**DATA SUPPLIED:**
---------------

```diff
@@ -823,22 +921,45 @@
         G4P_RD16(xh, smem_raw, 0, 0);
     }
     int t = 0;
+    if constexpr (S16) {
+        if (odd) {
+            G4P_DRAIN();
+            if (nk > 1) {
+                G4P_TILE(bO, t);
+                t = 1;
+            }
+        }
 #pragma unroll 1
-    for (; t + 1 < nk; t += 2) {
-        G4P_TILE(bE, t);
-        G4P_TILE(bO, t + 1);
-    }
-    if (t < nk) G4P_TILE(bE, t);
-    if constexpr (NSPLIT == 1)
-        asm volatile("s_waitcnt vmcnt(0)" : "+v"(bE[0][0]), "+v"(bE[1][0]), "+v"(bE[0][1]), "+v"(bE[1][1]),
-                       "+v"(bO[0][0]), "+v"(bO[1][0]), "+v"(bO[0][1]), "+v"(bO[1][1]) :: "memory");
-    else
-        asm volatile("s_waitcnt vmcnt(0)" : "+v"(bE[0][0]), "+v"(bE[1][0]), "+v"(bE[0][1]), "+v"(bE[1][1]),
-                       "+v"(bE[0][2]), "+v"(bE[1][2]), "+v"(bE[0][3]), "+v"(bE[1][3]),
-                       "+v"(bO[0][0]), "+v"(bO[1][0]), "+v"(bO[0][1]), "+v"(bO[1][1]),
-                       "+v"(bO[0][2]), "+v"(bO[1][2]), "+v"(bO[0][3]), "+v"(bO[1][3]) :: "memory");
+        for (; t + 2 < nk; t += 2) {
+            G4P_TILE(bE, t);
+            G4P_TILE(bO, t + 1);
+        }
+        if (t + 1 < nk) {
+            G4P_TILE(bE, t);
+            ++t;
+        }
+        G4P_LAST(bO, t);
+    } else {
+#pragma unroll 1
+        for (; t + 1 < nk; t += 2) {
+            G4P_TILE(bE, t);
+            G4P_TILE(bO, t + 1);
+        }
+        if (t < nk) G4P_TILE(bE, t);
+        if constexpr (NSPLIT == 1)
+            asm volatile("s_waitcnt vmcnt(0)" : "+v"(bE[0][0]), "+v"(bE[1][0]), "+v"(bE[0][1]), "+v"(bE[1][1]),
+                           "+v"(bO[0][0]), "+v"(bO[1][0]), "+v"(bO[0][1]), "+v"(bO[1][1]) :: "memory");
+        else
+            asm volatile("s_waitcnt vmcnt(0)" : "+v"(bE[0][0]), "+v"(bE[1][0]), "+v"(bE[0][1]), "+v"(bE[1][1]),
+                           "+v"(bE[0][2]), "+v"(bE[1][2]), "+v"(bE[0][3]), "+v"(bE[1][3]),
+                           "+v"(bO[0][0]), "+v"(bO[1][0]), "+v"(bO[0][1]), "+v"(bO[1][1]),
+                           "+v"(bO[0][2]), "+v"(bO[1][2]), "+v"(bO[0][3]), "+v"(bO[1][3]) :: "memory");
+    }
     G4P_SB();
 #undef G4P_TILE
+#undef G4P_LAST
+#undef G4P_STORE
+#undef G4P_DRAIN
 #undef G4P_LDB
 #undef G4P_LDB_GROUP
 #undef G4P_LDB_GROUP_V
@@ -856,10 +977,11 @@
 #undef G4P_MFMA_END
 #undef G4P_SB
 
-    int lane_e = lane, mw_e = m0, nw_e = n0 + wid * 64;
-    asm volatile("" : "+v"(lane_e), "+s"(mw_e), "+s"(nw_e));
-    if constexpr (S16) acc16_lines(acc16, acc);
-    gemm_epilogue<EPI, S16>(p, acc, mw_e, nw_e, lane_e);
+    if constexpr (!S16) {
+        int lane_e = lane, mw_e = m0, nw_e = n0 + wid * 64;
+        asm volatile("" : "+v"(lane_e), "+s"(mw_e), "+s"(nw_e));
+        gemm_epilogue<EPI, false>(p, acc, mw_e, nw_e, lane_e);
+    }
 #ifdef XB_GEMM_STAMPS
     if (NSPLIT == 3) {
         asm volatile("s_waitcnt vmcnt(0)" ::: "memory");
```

---------------

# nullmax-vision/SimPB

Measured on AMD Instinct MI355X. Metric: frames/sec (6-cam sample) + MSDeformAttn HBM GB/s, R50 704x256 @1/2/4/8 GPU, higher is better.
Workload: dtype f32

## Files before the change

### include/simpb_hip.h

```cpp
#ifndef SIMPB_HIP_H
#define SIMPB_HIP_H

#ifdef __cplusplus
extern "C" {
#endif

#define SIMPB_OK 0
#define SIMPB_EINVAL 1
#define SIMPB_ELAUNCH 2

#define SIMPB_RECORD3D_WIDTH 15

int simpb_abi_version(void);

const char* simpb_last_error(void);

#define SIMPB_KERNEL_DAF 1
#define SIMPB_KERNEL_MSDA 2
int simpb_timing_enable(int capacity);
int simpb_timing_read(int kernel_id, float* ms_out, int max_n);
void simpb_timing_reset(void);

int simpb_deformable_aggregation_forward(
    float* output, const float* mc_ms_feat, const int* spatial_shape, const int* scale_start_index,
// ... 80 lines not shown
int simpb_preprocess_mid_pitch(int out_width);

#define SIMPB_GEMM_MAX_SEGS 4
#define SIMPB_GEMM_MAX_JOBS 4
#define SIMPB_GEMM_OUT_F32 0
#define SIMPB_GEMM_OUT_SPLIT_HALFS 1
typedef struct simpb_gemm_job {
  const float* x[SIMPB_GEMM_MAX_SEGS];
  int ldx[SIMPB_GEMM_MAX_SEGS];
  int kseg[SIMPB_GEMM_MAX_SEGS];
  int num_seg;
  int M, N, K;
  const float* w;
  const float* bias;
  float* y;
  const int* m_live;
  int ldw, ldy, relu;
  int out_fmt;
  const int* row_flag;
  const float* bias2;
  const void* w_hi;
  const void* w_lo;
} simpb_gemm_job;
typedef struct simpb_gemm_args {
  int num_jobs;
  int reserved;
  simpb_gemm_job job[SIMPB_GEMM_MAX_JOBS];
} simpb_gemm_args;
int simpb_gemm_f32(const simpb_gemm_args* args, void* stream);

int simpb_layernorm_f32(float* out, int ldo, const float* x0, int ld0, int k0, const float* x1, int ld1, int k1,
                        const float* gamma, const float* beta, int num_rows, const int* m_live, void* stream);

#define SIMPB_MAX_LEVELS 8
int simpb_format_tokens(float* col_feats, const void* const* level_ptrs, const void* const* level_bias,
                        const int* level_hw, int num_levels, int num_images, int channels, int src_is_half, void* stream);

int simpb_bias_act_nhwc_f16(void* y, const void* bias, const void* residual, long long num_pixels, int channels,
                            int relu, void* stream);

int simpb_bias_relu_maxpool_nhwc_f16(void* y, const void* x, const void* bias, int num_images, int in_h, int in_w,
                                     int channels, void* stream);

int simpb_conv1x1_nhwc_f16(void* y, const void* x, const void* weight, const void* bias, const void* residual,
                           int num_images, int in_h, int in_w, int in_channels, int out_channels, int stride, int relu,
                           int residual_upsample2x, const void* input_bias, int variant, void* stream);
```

---------------

Throughout the material above, find lines holding the word "constexpr", then copy them.

**SOLUTION TO THIS EXERCISE:**
+    if constexpr (S16) {
-    if constexpr (NSPLIT == 1)
+        if constexpr (NSPLIT == 1)
-    if constexpr (S16) acc16_lines(acc16, acc);
+    if constexpr (!S16) {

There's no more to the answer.